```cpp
int e2i_wgrad_conv(e2_ctx* ctx, const WgradArgs& a) {
  E2_REQUIRE(a.Do > 0 && a.Ho > 0 && a.Wo > 0 && a.Cin > 0 && a.Cout > 0,
             "wgrad: empty problem");
  E2_REQUIRE(a.xsY < (1 << 20), "wgrad: input row stride too large");
  int ok = 0, src = E2_SRC_MODEL;
  WCfg c = choose_wcfg(ctx, a, &ok, &src);
  E2_REQUIRE(ok, "wgrad: no tiling fits LDS (Cin=%d Cout=%d k=%dx%dx%d)", a.Cin, a.Cout,
             a.kd, a.kh, a.kw);
  {
    const bool direct = a.dy_padded && (c.WK == 1 || c.WK == 14 || c.WK == 101 || c.WK == 114) &&
                        (c.BP == 128 || c.BP == 256);
    const char* fam = c.WK == 7 ? "pw_wgrad" : c.WK == 8 ? "pw_wgrad_ks" : c.WK == 9 ? "wgrad_ks"
                      : direct ? (ctx->mfma_bf16 ? "wgrad_direct_bf16r" : "wgrad_direct")
                      : "wgrad_lds";
    e2_note_launch(ctx, fam, src, "%d,%d,%d,%d,%d", c.MT, c.NT, c.WK, c.BP, c.PS);
  }
  if (c.WK == 7) return e2i_pw_wgrad(ctx, a, c.MT, c.NT, c.PS);
  if (c.WK == 8) return e2i_pw_wgrad_ks(ctx, a, c.MT, c.NT, c.PS);
  if (c.WK == 9) return e2i_wgrad_ks(ctx, a, c.MT, c.NT, c.PS);
  if (a.dy_padded && (c.WK == 1 || c.WK == 14 || c.WK == 101 || c.WK == 114) && (c.BP == 128 || c.BP == 256))
    return e2i_wgrad_direct(ctx, a, c.MT, c.NT, c.BP, c.PS, (c.WK % 100) == 14 ? 4 : 1, c.WK >= 100);
  E2_REQUIRE(c.WK != 14 && c.WK < 100, "wgrad: WK=14/101/114 need the padded-gradient entry point and BP 128/256");
  if (c.WK == 0) c.WK = 1;
  E2_REQUIRE(c.BP == 64 || c.BP == 128, "wgrad: BP must be 64 or 128");
  E2_REQUIRE(c.WK == 1 || (c.WK == 4 && c.NT == 1), "wgrad: WK=4 needs NT=1");
  WgradP p;
  p.x = a.x; p.dy = a.dy; p.dw = a.dw;
  p.zeros = ctx->zeros;
  p.Cin = a.Cin; p.Cout = a.Cout; p.kd = a.kd; p.kh = a.kh; p.kw = a.kw;
  p.THW = a.kh * a.kw; p.T = a.kd * p.THW;
  p.Do = a.Do; p.Ho = a.Ho; p.Wo = a.Wo; p.Q = a.Ho * a.Wo;
  p.xsN = a.xsN; p.xsC = a.xsC; p.xsZ = a.xsZ; p.xsY = a.xsY;
  p.dsN = a.dsN; p.dsC = a.dsC; p.dsZ = a.dsZ; p.dsY = a.dsY;
  p.flip = a.flip;
  p.upR = a.upR > 1 ? a.upR : 1;
  const long NTOT = (long)a.Cin * p.T;
  E2_REQUIRE(NTOT < (1L << 30), "wgrad: Cin*T too large");
  p.NTOT = (int)NTOT;
  const int WN = 4 / c.WK;
  const int BNn = 16 * c.NT * WN;
  p.Lpad = w_lpad(w_lmax(a, c.BP));
  p.maxSpans = w_maxspans(a, BNn);
  p.nMT = e2_cdiv(e2_cdiv(a.Cout, 16), c.MT);
  p.nNT = e2_cdiv(e2_cdiv(p.NTOT, 16), c.NT * WN);
  p.nPT = e2_cdiv(p.Q, c.BP);
  p.tilesTotal = a.N * a.Do * p.nPT;
  p.nPS = std::max(1, std::min(c.PS, p.tilesTotal));
  p.bufFloats = (int)w_buf_floats(a, c.MT, BNn, c.BP);
  p.Din = a.Do + a.kd - 1;
  p.N = a.N;
  p.divWo = mk_div((unsigned)a.Wo);
  p.dbg = e2_dbg_env_int("E2_WGRAD_DBG");
  p.bf16 = (ctx->mfma_bf16 && a.dy_padded) ? 1 : 0;
  size_t lds = 2 * (size_t)p.bufFloats * 4;
  lds += (size_t)e2_dbg_env_int("E2_WGRAD_LDSPAD");
  E2_REQUIRE(lds <= 160 * 1024, "wgrad: tiling needs %zu B of LDS", lds);
  const long grid = (long)p.nMT * p.nNT * p.nPS;
  E2_REQUIRE(grid < (1L << 31), "wgrad: grid too large");
  if (!a.accumulate)
    if (int rc = e2i_fill_flat(ctx, a.dw, (size_t)a.Cout * p.NTOT, 0.f)) return rc;
  if (e2_dbg_env("E2_VERBOSE"))
    fprintf(stderr, "[e2] wgrad%s Cin=%d Cout=%d k=%d,%d,%d out=%d,%d,%d MT=%d NT=%d WK=%d BP=%d PS=%d grid=%ld lds=%zu\n",
            p.bf16 ? "(bf16)" : "", a.Cin, a.Cout, a.kd, a.kh, a.kw, a.Do, a.Ho, a.Wo, c.MT, c.NT, c.WK, c.BP, p.nPS, grid, lds);
  return dispatch_w(ctx, p, c.MT, c.NT, c.BP, c.WK, (int)grid, lds);
}
```

Before: 520.9 million voxels/s.

## Add even-split work distribution for position-split wgrad kernels

Adds a new wgrad kernel variant that splits the (tile, position-unit) pair space evenly across a fixed number of work-groups, so each group walks contiguous segments across tile boundaries and atomically accumulates partial results. The aim is to remove load imbalance and tail effects of the existing per-tile position split. New autotune candidates encode the band count in the BP field. The default path only changes if the tuner picks these candidates, and the variant adds extra atomics and an LDS reduction per segment.

```diff
diff --git a/elektronn2_amd/autotune.py b/elektronn2_amd/autotune.py
--- a/elektronn2_amd/autotune.py
+++ b/elektronn2_amd/autotune.py
@@ -207,7 +207,8 @@
                         if wk in (1, 14) and nnt >= 2 and nmt * q * nnt > 8:
                             cands.append("%d,%d,%d,%d,%d" % (mt, nt, wk + 100, bp, q))
     return sorted(set(cands) | set(pointwise_wgrad_candidates(cout, cin, k, out_sp, n_cu))
-                  | set(position_split_wgrad_candidates(cout, cin, k, out_sp, n_cu)))
+                  | set(position_split_wgrad_candidates(cout, cin, k, out_sp, n_cu))
+                  | set(even_split_wgrad_candidates(cout, cin, k, out_sp, n_cu)))
 
 
 WGRAD_KS_TILES = [(13, 2), (10, 2), (8, 2), (8, 4), (7, 2), (7, 4), (6, 4), (5, 4), (4, 4), (3, 4), (2, 4)]
@@ -232,6 +233,35 @@
         for fill in (0.5, 1, 2):
             s = max(1, min(-(-units // 4), int(n_cu * fill) // tiles))
             out.append("%d,%d,9,0,%d" % (mt, nt, s))
+    return sorted(set(out))
+
+
+def even_split_wgrad_candidates(cout, cin, k, out_sp, n_cu=256):
+    T = k[0] * k[1] * k[2]
+    if T == 1:
+        if cout < 32 or cin < 32 or out_sp[0] * out_sp[1] * out_sp[2] < 32:
+            return []
+        tiles, form = PW_WGRAD_KS_TILES, 8
+        units = out_sp[0] * out_sp[1] * out_sp[2] // 32
+    else:
+        if not position_split_wgrad_candidates(cout, cin, k, out_sp, n_cu):
+            return []
+        tiles, form = WGRAD_KS_TILES, 9
+        pitch = out_sp[2] + k[2] - 1
+        units = out_sp[0] * (-(-((out_sp[1] - 1) * pitch + out_sp[2]) // 32))
+    scored = []
+    for mt, nt in tiles:
+        nm, nn = -(-cout // (16 * mt)), -(-(cin * T) // (16 * nt))
+        eff = (cout * cin * T) / float(nm * 16 * mt * nn * 16 * nt)
+        scored.append((-eff, -mt * nt, mt, nt, nm * nn))
+    scored.sort()
+    out = []
+    for _, _, mt, nt, ntiles in scored[:3]:
+        lds = 4 * 16 * mt * (16 * nt + 4) * 4
+        for r in range(1, min(2, (160 * 1024) // lds) + 1):
+            g = n_cu * r
+            for b in sorted({1, max(1, min(-(-units // 4), g // ntiles))}):
+                out.append("%d,%d,%d,%d,%d" % (mt, nt, form, b, g))
     return sorted(set(out))
 
 
diff --git a/elektronn2_amd/csrc/common.hpp b/elektronn2_amd/csrc/common.hpp
--- a/elektronn2_amd/csrc/common.hpp
+++ b/elektronn2_amd/csrc/common.hpp
@@ -150,8 +150,8 @@
 int e2i_wgrad_direct(e2_ctx*, const WgradArgs& a, int MT, int NT, int BP, int PS, int WK, int xcd = 0);
 int e2i_wgrad_direct_lpad(const WgradArgs& a, int BP);
 int e2i_pw_wgrad(e2_ctx*, const WgradArgs& a, int MT, int NT, int S);
-int e2i_pw_wgrad_ks(e2_ctx*, const WgradArgs& a, int MT, int NT, int S);
-int e2i_wgrad_ks(e2_ctx*, const WgradArgs& a, int MT, int NT, int S);
+int e2i_pw_wgrad_ks(e2_ctx*, const WgradArgs& a, int MT, int NT, int S, int even);
+int e2i_wgrad_ks(e2_ctx*, const WgradArgs& a, int MT, int NT, int S, int even);
 size_t e2i_wgrad_direct_buf_floats(const WgradArgs& a, int NT, int BP, int WK);
 
 int e2i_fill_view(e2_ctx*, const e2_tensor5* v, float value);
diff --git a/elektronn2_amd/csrc/conv_pw_wgrad.hip b/elektronn2_amd/csrc/conv_pw_wgrad.hip
--- a/elektronn2_amd/csrc/conv_pw_wgrad.hip
+++ b/elektronn2_amd/csrc/conv_pw_wgrad.hip
@@ -1,4 +1,5 @@
 #include "common.hpp"
+#include "wgrad_even.hpp"
 #include <algorithm>
 #include <type_traits>
 #include <vector>
@@ -290,6 +291,231 @@
 #ifdef E2_DEBUG_ENV
   if (p.stamps) { __builtin_amdgcn_s_waitcnt(0); KS_STAMP(6); }
 #endif
+}
+
+template <int MT, int NT, bool TAPS>
+__global__ __launch_bounds__(256) void pw_wgrad_ev_kernel(PgP p, WgEven ev) {
+  extern __shared__ float red[];
+  constexpr int RW = 16 * NT + 4;
+  constexpr int RS = 16 * MT * RW;
+  const int tid = threadIdx.x, lane = tid & 63, l15 = lane & 15, q = lane >> 4;
+  const int wave = __builtin_amdgcn_readfirstlane(tid >> 6);
+  int g = blockIdx.x;
+  if ((ev.G & 7) == 0) g = (g & 7) * (ev.G >> 3) + (g >> 3);
+  WgRange rg = wg_even_range(ev, g);
+  if (rg.b >= rg.e) return;
+  KS_STAMP(0);
+#ifdef E2_DEBUG_ENV
+  int nseg = 0;
+#endif
+#pragma unroll 1
+  do {
+    const WgSeg sg = wg_even_seg(ev, rg);
+    const int mt = sg.tile / p.nNT, nt = sg.tile - mt * p.nNT;
+    const int m0 = mt * 16 * MT, n0 = nt * 16 * NT;
+    const int u0 = sg.u0 + wave, u1 = sg.u0 + sg.n;
+    const int cnt = u0 < u1 ? (u1 - u0 + 3) >> 2 : 0;
+
+    unsigned aoff[MT], boff[NT];
+#pragma unroll
+    for (int mb = 0; mb < MT; ++mb) aoff[mb] = (unsigned)min(m0 + 16 * mb + l15, p.M - 1) * (unsigned)p.asC * 4u + 16u * q;
+#pragma unroll
+    for (int nb = 0; nb < NT; ++nb) {
+      const int j = min(n0 + 16 * nb + l15, p.Ncol - 1);
+      if (TAPS) {
+        const int ci = j / p.T, ts = j - ci * p.T;
+        const int t = p.flip ? p.T - 1 - ts : ts;
+        const int tz = t / (p.kh * p.kw), r2 = t - tz * (p.kh * p.kw);
+        const int ty = r2 / p.kw, tx = r2 - ty * p.kw;
+        const unsigned row = (unsigned)ci * (unsigned)p.bsC * 4u;
+        boff[nb] = row + (unsigned)(tz * p.bsZ + ty * p.bsY + tx) * 4u + 16u * q;
+      } else {
+        boff[nb] = (unsigned)j * (unsigned)p.bsC * 4u + 16u * q;
+      }
+    }
+
+    f32x4 acc[MT][NT];
+#pragma unroll
+    for (int mb = 0; mb < MT; ++mb)
+#pragma unroll
+      for (int nb = 0; nb < NT; ++nb) acc[mb][nb] = f32x4{0.f, 0.f, 0.f, 0.f};
+
+    auto where = [&](int i, const char*& ap, const char*& bp, unsigned& kb, unsigned& zb) {
+      const int u = u0 + 4 * i;
+      const int pl = u / p.stepsPerSample;
+      kb = (unsigned)(u - pl * p.stepsPerSample) * 128u;
+      if (TAPS) {
+        const int n = pl / p.planes, z = pl - n * p.planes;
+        ap = reinterpret_cast<const char*>(p.a + (long)n * p.asN + (long)z * p.asZ);
+        bp = reinterpret_cast<const char*>(p.b + (long)n * p.bsN);
+        zb = (unsigned)(z * p.bsZ) * 4u;
+      } else {
+        ap = reinterpret_cast<const char*>(p.a + (long)pl * p.asN);
+        bp = reinterpret_cast<const char*>(p.b + (long)pl * p.bsN);
+        zb = 0;
+      }
+    };
+    auto bo = [&](int nb, unsigned kb, unsigned zb) -> unsigned {
+      return TAPS ? boff[nb] + zb + kb : boff[nb] + kb;
+    };
+    auto load2 = [&](f32x4 (&d)[2], const char* base, unsigned off) {
+      const char* r = base + off;
+      __builtin_memcpy(&d[0], r, 16);
+      __builtin_memcpy(&d[1], r + 64, 16);
+    };
+
+    if (cnt > 0) {
+      f32x4 A[MT][2], Bc[NT][2], Bn[NT][2];
+      const char *ap, *bp;
+      unsigned kb, zb;
+      where(0, ap, bp, kb, zb);
+#pragma unroll
+      for (int nb = 0; nb < NT; ++nb) load2(Bc[nb], bp, bo(nb, kb, zb));
+#pragma unroll
+      for (int mb = 0; mb < MT; ++mb) load2(A[mb], ap, aoff[mb] + kb);
+#pragma unroll 1
+      for (int i = 0; i < cnt; ++i) {
+        where(min(i + 1, cnt - 1), ap, bp, kb, zb);
+#pragma unroll
+        for (int nb = 0; nb < NT; ++nb) load2(Bn[nb], bp, bo(nb, kb, zb));
+#pragma unroll
+        for (int mb = 0; mb < MT; ++mb) {
+#pragma unroll
+          for (int h = 0; h < 2; ++h)
+#pragma unroll
+            for (int j = 0; j < 4; ++j)
+#pragma unroll
+              for (int nb = 0; nb < NT; ++nb)
+                acc[mb][nb] = __builtin_amdgcn_mfma_f32_16x16x4f32(A[mb][h][j], Bc[nb][h][j], acc[mb][nb], 0, 0, 0);
+          load2(A[mb], ap, aoff[mb] + kb);
+          __builtin_amdgcn_sched_barrier(0);
+        }
+#pragma unroll
+        for (int nb = 0; nb < NT; ++nb) { Bc[nb][0] = Bn[nb][0]; Bc[nb][1] = Bn[nb][1]; }
+      }
+    }
+    if (!TAPS && u1 == ev.U && p.rem > 0) {
+      constexpr int MBW = (MT + 3) / 4;
+      const int k = p.K - p.rem + 4 * q;
+#pragma unroll 1
+      for (int n = 0; n < p.N; ++n) {
+        float av[MBW][8], bv[NT][8];
+        auto mload = [&](float (&d)[8], const float* row) {
+#pragma unroll
+          for (int e = 0; e < 8; ++e) {
+            const int pos = k + (e >> 2) * 16 + (e & 3);
+            const float v = row[min(pos, p.K - 1)];
+            d[e] = pos < p.K ? v : 0.f;
+          }
+        };
+#pragma unroll
+        for (int nb = 0; nb < NT; ++nb)
+          mload(bv[nb], p.b + (long)n * p.bsN + (long)min(n0 + 16 * nb + l15, p.Ncol - 1) * p.bsC);
+#pragma unroll
+        for (int i = 0; i < MBW; ++i)
+          mload(av[i], p.a + (long)n * p.asN + (long)min(m0 + 16 * min(wave + 4 * i, MT - 1) + l15, p.M - 1) * p.asC);
+#pragma unroll
+        for (int mb = 0; mb < MT; ++mb)
+          if ((mb & 3) == wave) {
+#pragma unroll
+            for (int e = 0; e < 8; ++e)
+#pragma unroll
+              for (int nb = 0; nb < NT; ++nb)
+                acc[mb][nb] = __builtin_amdgcn_mfma_f32_16x16x4f32(av[mb >> 2][e], bv[nb][e], acc[mb][nb], 0, 0, 0);
+          }
+      }
+    }
+
+    float* mine = red + wave * RS;
+#pragma unroll
+    for (int mb = 0; mb < MT; ++mb)
+#pragma unroll
+      for (int nb = 0; nb < NT; ++nb)
+#pragma unroll
+        for (int r = 0; r < 4; ++r) mine[(16 * mb + 4 * q + r) * RW + 16 * nb + l15] = acc[mb][nb][r];
+    __syncthreads();
+#pragma unroll 2
+    for (int e = tid; e < 16 * MT * 16 * NT; e += 256) {
+      const int ml = e / (16 * NT), nl = e - ml * (16 * NT);
+      const int m = m0 + ml, n = n0 + nl;
+      const float* s = red + ml * RW + nl;
+      const float v = (s[0] + s[RS]) + (s[2 * RS] + s[3 * RS]);
+      if (m >= p.M || n >= p.Ncol) continue;
+      float* dst;
+      if (p.R > 1) { const int co = m / p.R; dst = p.c + (long)co * p.Ncol * p.R + (m - co * p.R) + (long)n * p.R; }
+      else dst = p.c + (long)m * p.Ncol + n;
+      unsafeAtomicAdd(dst, v);
+    }
+    __syncthreads();
+#ifdef E2_DEBUG_ENV
+    ++nseg;
+#endif
+    rg.b += sg.n;
+  } while (rg.b < rg.e);
+#ifdef E2_DEBUG_ENV
+  if (p.stamps) {
+    __builtin_amdgcn_s_waitcnt(0);
+    KS_STAMP(6);
+    if (threadIdx.x == 0) p.stamps[8L * blockIdx.x + 7] = (unsigned long long)nseg;
+  }
+#endif
+}
+
+template <int MT, int NT, bool TAPS>
+int launch_ev(e2_ctx* ctx, const PgP& p, const WgEven& ev) {
+  const int lds = 4 * 16 * MT * (16 * NT + 4) * (int)sizeof(float);
+  static bool raised = false;
+  if (!raised) {
+    hipError_t e = hipFuncSetAttribute(reinterpret_cast<const void*>(&pw_wgrad_ev_kernel<MT, NT, TAPS>),
+                                       hipFuncAttributeMaxDynamicSharedMemorySize, lds);
+    if (e != hipSuccess) { e2_set_error("hipFuncSetAttribute: %s", hipGetErrorString(e)); return 1; }
+    raised = true;
+  }
+  PgP ps = p;
+#ifdef E2_DEBUG_ENV
+  const long grid = ev.G;
+  const bool stamps = e2_dbg_env("E2_PWKS_STAMPS") != nullptr && !ctx->capturing;
+  if (stamps) {
+    E2_CHECK_HIP(hipMalloc(&ps.stamps, sizeof(unsigned long long) * 8 * grid));
+    E2_CHECK_HIP(hipMemsetAsync(ps.stamps, 0, sizeof(unsigned long long) * 8 * grid, ctx->stream));
+  }
+#endif
+  hipLaunchKernelGGL((pw_wgrad_ev_kernel<MT, NT, TAPS>), dim3((unsigned)ev.G), dim3(256), lds, ctx->stream, ps, ev);
+  E2_CHECK_HIP(hipGetLastError());
+#ifdef E2_DEBUG_ENV
+  if (stamps) {
+    E2_CHECK_HIP(hipStreamSynchronize(ctx->stream));
+    std::vector<unsigned long long> h(8 * grid);
+    E2_CHECK_HIP(hipMemcpy(h.data(), ps.stamps, sizeof(unsigned long long) * 8 * grid, hipMemcpyDeviceToHost));
+    unsigned long long t0 = ~0ull, t1 = 0;
+    double sum[2] = {0, 0}, mx[2] = {0, 0};
+    long cntw[2] = {0, 0};
+    for (long b = 0; b < grid; ++b) {
+      if (!h[8 * b + 6]) continue;
+      const int k = h[8 * b + 7] > 1;
+      const double d = (double)(h[8 * b + 6] - h[8 * b]);
+      sum[k] += d; mx[k] = std::max(mx[k], d); ++cntw[k];
+      t0 = std::min(t0, h[8 * b]); t1 = std::max(t1, h[8 * b + 6]);
+    }
+    fprintf(stderr, "[e2] pw_wgrad_ev<%d,%d> G %d, %d tiles x %d units in %d bands, %d(+1 for %d) pairs each: first start -> last end %llu ticks\n",
+            MT, NT, ev.G, ev.T, ev.U, ev.B, ev.base, ev.extra, t1 - t0);
+    for (int k = 0; k < 2; ++k)
+      fprintf(stderr, "   %-22s %5ld work-groups, mean %9.0f max %9.0f ticks\n", k ? "two or more segments" : "one segment",
+              cntw[k], sum[k] / std::max(1L, cntw[k]), mx[k]);
+    (void)hipFree(ps.stamps);
+  }
+#endif
+  return 0;
+}
+
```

**Problem**. Search the data above for the string "units" and return every line that has it.

**Answer to this problem**.
             s = max(1, min(-(-units // 4), int(n_cu * fill) // tiles))
+        units = out_sp[0] * out_sp[1] * out_sp[2] // 32
+        units = out_sp[0] * (-(-((out_sp[1] - 1) * pitch + out_sp[2]) // 32))
+            for b in sorted({1, max(1, min(-(-units // 4), g // ntiles))}):
+    fprintf(stderr, "[e2] pw_wgrad_ev<%d,%d> G %d, %d tiles x %d units in %d bands, %d(+1 for %d) pairs each: first start -> last end %llu ticks\n",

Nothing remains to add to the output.